• _Task directions_: In the material below, how many lines contain the string "atomicAdd"? Reply with the number only.

• _Task material_:
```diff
@@ -672,7 +682,7 @@
   }
 
   static __device__ __forceinline__ void epilogue(const Params& p, const Out& o, Acc& acc, char* park, int wm0, int wn0,
-                                                  int lane) {
+                                                  int lane, int perm) {
     const int l31 = lane & 31, hi = lane >> 5;
     float bias_v[2][4][4];
     if (p.bias != nullptr) {
@@ -694,7 +704,7 @@
 #pragma unroll
       for (int ii = 0; ii < 2; ++ii) {
         const int i = half * 2 + ii;
-        const int row = ii * 32 + l31;
+        const int row = (ii ^ (perm & 1)) * 32 + l31;
 #pragma unroll
         for (int j = 0; j < 2; ++j)
 #pragma unroll
@@ -713,7 +723,7 @@
         const int row = it * 8 + (lane >> 3), c = lane & 7;
         const u32x4_t pv = *reinterpret_cast<const u32x4_t*>(park + row * 128 + ((c ^ (row & 7)) << 4));
         uint4 v = make_uint4(pv.x, pv.y, pv.z, pv.w);
-        const int m = wm0 + half * 64 + row, n = wn0 + c * 8;
+        const int m = wm0 + (half ^ (perm >> 1)) * 64 + row, n = wn0 + c * 8;
         if (m < o.M && n < o.N) {
           bf16_t* dst = o.C + (long long)m * o.ldc + n;
           if (acc_c) {
@@ -749,7 +759,7 @@
             }
             w[e2] = lo | (hi16 << 16);
           }
-          const int n = wn0 + n_l, m = wm0 + half * 64 + mg * 8;
+          const int n = wn0 + n_l, m = wm0 + (half ^ (perm >> 1)) * 64 + mg * 8;
           if (n < o.N && m < o.M)
             *reinterpret_cast<uint4*>(p.Ct + (long long)n * p.ldct + m) = make_uint4(w[0], w[1], w[2], w[3]);
         }
```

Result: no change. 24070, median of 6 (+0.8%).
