__global__ __launch_bounds__(128, 3) void lz4_encode_split_kernel(tyche_batch_t b, uint32_t in_cap, unsigned *ctr,
                                                                   uint8_t *ws, uint32_t ws_stride) {
    extern __shared__ __attribute__((aligned(16))) uint8_t smem[];
    const uint32_t tid = threadIdx.x, lane = tid & 63u;
    const uint32_t wave = rfl(tid >> 6);
    SplitHdr *hdr = (SplitHdr *)smem;
    uint8_t *region = smem + sizeof(SplitHdr) + wave * kWaveRegion;
    uint16_t *table = (uint16_t *)region;
    uint8_t *map = region + kHashSize * sizeof(uint16_t);
    uint2 *rec = (uint2 *)(map + 4 * kWave);
    uint4 *fld = (uint4 *)(rec + kWave);
    uint8_t *ring = (uint8_t *)fld;
    uint8_t *stage = smem + kSplitStage;
    uint8_t *scratch = ws + (size_t)blockIdx.x * ws_stride;

    size_t page = blockIdx.x;
    if (page >= b.count) return;
    PageRef p = batch_page(b, page);
    uint32_t head = stage_in(p.src, p.src_len <= in_cap ? p.src_len : 0, stage, tid, 2 * kWave);
    if (tid == 0) {
        const size_t nx = (size_t)atomicAdd(ctr, 1u) + gridDim.x;
        hdr->next_lo = (uint32_t)nx;
        hdr->next_hi = (uint32_t)(nx >> 32);
    }
    for (;;) {
        for (uint32_t w = lane; w < kHashSize / 8; w += kWave) ((u32x4 *)table)[w] = u32x4{0, 0, 0, 0};
        if (tid < kWave) stage[head + p.src_len + tid] = 0;
        __syncthreads();
        const size_t next = (size_t)rfl(hdr->next_lo) | ((size_t)rfl(hdr->next_hi) << 32);
        PageRef pn;
        TYCHE_NEXT_PAGE(kSplitPrefetch);
        if (next < b.count) {
            pn = batch_page(b, next);
            TYCHE_NEXT_PAGE_FETCH(kSplitPrefetch, 2 * kWave, pn.src, pn.src_len, in_cap, tid)
        }
        const uint8_t *in = stage + head;
        const uint32_t L = p.src_len;
        const bool fits = L <= in_cap;
        const bool split = fits && L >= kSplitMin;
        const uint32_t H = (L * kSplitAt / 64u) & ~(kWave - 1u);
        uint32_t opA = 0, cursorA = 0;
        bool okA = true;
        OutRing rA{0u, 0u};
        int32_t rv = 0;
        if (wave == 0) {
            if (fits && !split) {
                rv = encode_page(in, L, table, map, rec, fld, p.dst, p.dst_cap, lane);
            } else if (split) {
                auto sink = [&](const uint2 *rr, uint32_t n, uint32_t anchor) -> bool {
                    return emit_staged(rr, n, anchor, in, p.dst, opA, p.dst_cap, ring, rA, map, lane);
                };
                cursorA = lzp::parse_page(in, H + kLastLiterals, table, rec, lane, sink);
                okA = cursorA != 0xFFFFFFFFu;
                if (okA) out_flush_all(ring, rA, p.dst, opA, lane);
            }
            if (lane == 0) {
                const size_t nx = (size_t)atomicAdd(ctr, 1u) + gridDim.x;
                hdr->next2_lo = (uint32_t)nx;
                hdr->next2_hi = (uint32_t)(nx >> 32);
            }
        } else if (split) {
            seed_table(in, table, 0u, H, lane);
            uint32_t op = 0;
            OutRing r{0u, 0u};
            bool first = true;
            if (lane == 0) hdr->has_first = 0;
            auto sink = [&](const uint2 *rr, uint32_t n, uint32_t anchor) -> bool {
                if (first) {
                    first = false;
                    if (lane == 0) {
                        hdr->first = rr[0];
                        hdr->has_first = 1;
                    }
                    if (n == 1) return true;
                    const uint32_t a = (rr[0].x & 0xFFFFu) + (rr[0].y & 0xFFFFu);
                    return emit_staged(rr + 1, n - 1, a, in, scratch, op, 0xFFFFFFFFu, ring, r, map, lane);
                }
                return emit_staged(rr, n, anchor, in, scratch, op, 0xFFFFFFFFu, ring, r, map, lane);
            };
            const uint32_t anchor = lzp::parse_page(in, L, table, rec, lane, sink, H);
            out_flush_all(ring, r, scratch, op, lane);
            if (!first) (void)write_last_literals(in, anchor, L, scratch, op, 0xFFFFFFFFu, lane);
            if (lane == 0) hdr->len_b = first ? 0u : op;
        }
        __syncthreads();
        if (wave == 0) {
            if (!fits) {
                rv = kResultTooLarge;
            } else if (split) {
                rv = 0;
                if (okA) {
                    const uint32_t lb = rfl(hdr->len_b);
                    bool ok;
                    if (rfl(hdr->has_first)) {
                        if (lane == 0) rec[0] = hdr->first;
                        __builtin_amdgcn_wave_barrier();
                        ok = emit_staged(rec, 1, cursorA, in, p.dst, opA, p.dst_cap, ring, rA, map, lane);
                        if (ok) out_flush_all(ring, rA, p.dst, opA, lane);
                    } else {
                        ok = write_last_literals(in, cursorA, L, p.dst, opA, p.dst_cap, lane);
                    }
                    if (ok && (uint64_t)opA + lb <= p.dst_cap) rv = (int32_t)(opA + lb);
                }
                if (lane == 0) hdr->len_a = opA;
            }
            if (lane == 0) {
                hdr->result = rv;
                b.results[page] = rv;
            }
        }
        __syncthreads();
        if (split) {
            const int32_t res = (int32_t)rfl((uint32_t)hdr->result);
            const uint32_t la = rfl(hdr->len_a), lb = rfl(hdr->len_b);
            if (res > 0 && lb) {
                uint8_t *d = p.dst + la;
                const uint32_t nv = lb >> 4;
                for (uint32_t v = tid; v < nv; v += 2 * kWave)
                    *(g_u32x4_ua *)(uintptr_t)(d + 16 * v) = gload_nt((const u32x4 *)(scratch + 16 * v));
                for (uint32_t j = (nv << 4) + tid; j < lb; j += 2 * kWave) d[j] = scratch[j];
            }
        }
        __syncthreads();
        if (next >= b.count) break;
        page = next;
        p = pn;
        head = nhead;
        TYCHE_NEXT_PAGE_INSTALL(kSplitPrefetch, 2 * kWave, p.src, p.src_len, in_cap, stage, tid)
        if (tid == 0) {
            hdr->next_lo = hdr->next2_lo;
            hdr->next_hi = hdr->next2_hi;
        }
    }
}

• _Output of the task_: 2